**Task goal**.
All the data beneath this line is to be reproduced exactly.

**Stored data**.
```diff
@@ -420,25 +443,23 @@
                     float ad = 0.f, ar = 0.f, at = 0.f;
 #pragma unroll
                     for (int nt = 0; nt < RW; ++nt) {
-                        const float a0 = acc[mt][nt][r] * us;
+                        const float a0 = acc[mt][nt][r];
                         const float o = dv[nt][r];
                         ad += a0 * o;
                         const float t = w0 * q0[nt] + w1 * q1[nt] + w2 * q2[nt];
                         const float g = a0 * c_g + srg * t;
-                        const float gp = okr[nt] ? g * (o > 0.f ? kSqrt2 : 0.2f * kSqrt2) : 0.f;
-                        const float ycv = (o > 0.f ? o * kInvPos : o * kInvNeg) - nzv[nt] - bv;
+                        const bool pos = o > 0.f;
+                        const float gp = g * (pos ? k_sp : k_sn);
+                        const float ycv = o * (pos ? k_ip : k_in) - nzv[nt] - bv;
                         ar += gp * ycv;
                         at += o * t;
                         const float v = gp * ds;
                         vmaxv = fmaxf(vmaxv, fabsf(v));
                         vv[nt][e] = v;
                     }
-                    const float v0 = half_sum_dpp(ad), v1 = half_sum_dpp(ar), v2 = half_sum_dpp(at);
-                    if (l31 == kHalfSumLane) {
-                        red[(rg * 3 + 0) * C::MBW + ch] = v0;
-                        red[(rg * 3 + 1) * C::MBW + ch] = v1;
-                        red[(rg * 3 + 2) * C::MBW + ch] = v2;
-                    }
+                    sum_d.push(r, ad);
+                    sum_r.push(r, ar);
+                    sum_t.push(r, at);
                 }
                 if (f.ys_hi_only) {
 #pragma unroll
@@ -452,6 +473,14 @@
                 } else {
 #pragma unroll
                     for (int nt = 0; nt < RW; ++nt) split_pair(vv[nt][0], vv[nt][1], hi[nt][r2], lo[nt][r2]);
+                }
+            }
+            if ((lane & 3) == 0) {
+#pragma unroll
+                for (int m = 0; m < 2; ++m) {
+                    red[(rg * 3 + 0) * C::MBW + chb + own_ch + 16 * m] = sum_d.out[m];
+                    red[(rg * 3 + 1) * C::MBW + chb + own_ch + 16 * m] = sum_r.out[m];
+                    red[(rg * 3 + 2) * C::MBW + chb + own_ch + 16 * m] = sum_t.out[m];
                 }
             }
 #pragma unroll
@@ -496,7 +525,7 @@
                 v2 += red[(g * 3 + 2) * C::MBW + tid];
             }
             const long o = ((long)b * M + m0 + tid) * a.dot_nparts + tile;
-            a.dot_part[o] = v0;
+            a.dot_part[o] = v0 * us_f;
             f.part_r[o] = v1;
             if (f.part_t) f.part_t[o] = v2;
         }
@@ -593,12 +622,16 @@
     if (DOT) {
         float* red = reinterpret_cast<float*>(smem);
 #pragma unroll
-        for (int mt = 0; mt < 2; ++mt)
-#pragma unroll
-            for (int r = 0; r < 16; ++r) {
-                const float v = half_sum_dpp(dsum[mt][r]);
-                if (l31 == kHalfSumLane) red[rg * C::MBW + mh * 64 + mt * 32 + (r & 3) + 8 * (r >> 2) + 4 * half] = v;
-            }
+        for (int mt = 0; mt < 2; ++mt) {
+            HalfReduce16 hs;
+#pragma unroll
+            for (int r = 0; r < 16; ++r) hs.push(r, dsum[mt][r]);
+            const int own = half_reduce16_index(lane);
+            if ((lane & 3) == 0) {
+#pragma unroll
+                for (int m = 0; m < 2; ++m) red[rg * C::MBW + mh * 64 + mt * 32 + (own & 3) + 8 * (own >> 2) + 4 * half + 16 * m] = hs.out[m];
+            }
+        }
         __syncthreads();
         if (tid < C::MBW && m0 + tid < M) {
             float v = 0.f;
```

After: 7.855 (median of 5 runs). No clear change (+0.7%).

**Written reply**.
```diff
@@ -420,25 +443,23 @@
                     float ad = 0.f, ar = 0.f, at = 0.f;
 #pragma unroll
                     for (int nt = 0; nt < RW; ++nt) {
-                        const float a0 = acc[mt][nt][r] * us;
+                        const float a0 = acc[mt][nt][r];
                         const float o = dv[nt][r];
                         ad += a0 * o;
                         const float t = w0 * q0[nt] + w1 * q1[nt] + w2 * q2[nt];
                         const float g = a0 * c_g + srg * t;
-                        const float gp = okr[nt] ? g * (o > 0.f ? kSqrt2 : 0.2f * kSqrt2) : 0.f;
-                        const float ycv = (o > 0.f ? o * kInvPos : o * kInvNeg) - nzv[nt] - bv;
+                        const bool pos = o > 0.f;
+                        const float gp = g * (pos ? k_sp : k_sn);
+                        const float ycv = o * (pos ? k_ip : k_in) - nzv[nt] - bv;
                         ar += gp * ycv;
                         at += o * t;
                         const float v = gp * ds;
                         vmaxv = fmaxf(vmaxv, fabsf(v));
                         vv[nt][e] = v;
                     }
-                    const float v0 = half_sum_dpp(ad), v1 = half_sum_dpp(ar), v2 = half_sum_dpp(at);
-                    if (l31 == kHalfSumLane) {
-                        red[(rg * 3 + 0) * C::MBW + ch] = v0;
-                        red[(rg * 3 + 1) * C::MBW + ch] = v1;
-                        red[(rg * 3 + 2) * C::MBW + ch] = v2;
-                    }
+                    sum_d.push(r, ad);
+                    sum_r.push(r, ar);
+                    sum_t.push(r, at);
                 }
                 if (f.ys_hi_only) {
 #pragma unroll
@@ -452,6 +473,14 @@
                 } else {
 #pragma unroll
                     for (int nt = 0; nt < RW; ++nt) split_pair(vv[nt][0], vv[nt][1], hi[nt][r2], lo[nt][r2]);
+                }
+            }
+            if ((lane & 3) == 0) {
+#pragma unroll
+                for (int m = 0; m < 2; ++m) {
+                    red[(rg * 3 + 0) * C::MBW + chb + own_ch + 16 * m] = sum_d.out[m];
+                    red[(rg * 3 + 1) * C::MBW + chb + own_ch + 16 * m] = sum_r.out[m];
+                    red[(rg * 3 + 2) * C::MBW + chb + own_ch + 16 * m] = sum_t.out[m];
                 }
             }
 #pragma unroll
@@ -496,7 +525,7 @@
                 v2 += red[(g * 3 + 2) * C::MBW + tid];
             }
             const long o = ((long)b * M + m0 + tid) * a.dot_nparts + tile;
-            a.dot_part[o] = v0;
+            a.dot_part[o] = v0 * us_f;
             f.part_r[o] = v1;
             if (f.part_t) f.part_t[o] = v2;
         }
@@ -593,12 +622,16 @@
     if (DOT) {
         float* red = reinterpret_cast<float*>(smem);
 #pragma unroll
-        for (int mt = 0; mt < 2; ++mt)
-#pragma unroll
-            for (int r = 0; r < 16; ++r) {
-                const float v = half_sum_dpp(dsum[mt][r]);
-                if (l31 == kHalfSumLane) red[rg * C::MBW + mh * 64 + mt * 32 + (r & 3) + 8 * (r >> 2) + 4 * half] = v;
-            }
+        for (int mt = 0; mt < 2; ++mt) {
+            HalfReduce16 hs;
+#pragma unroll
+            for (int r = 0; r < 16; ++r) hs.push(r, dsum[mt][r]);
+            const int own = half_reduce16_index(lane);
+            if ((lane & 3) == 0) {
+#pragma unroll
+                for (int m = 0; m < 2; ++m) red[rg * C::MBW + mh * 64 + mt * 32 + (own & 3) + 8 * (own >> 2) + 4 * half + 16 * m] = hs.out[m];
+            }
+        }
         __syncthreads();
         if (tid < C::MBW && m0 + tid < M) {
             float v = 0.f;
```

After: 7.855 (median of 5 runs). No clear change (+0.7%).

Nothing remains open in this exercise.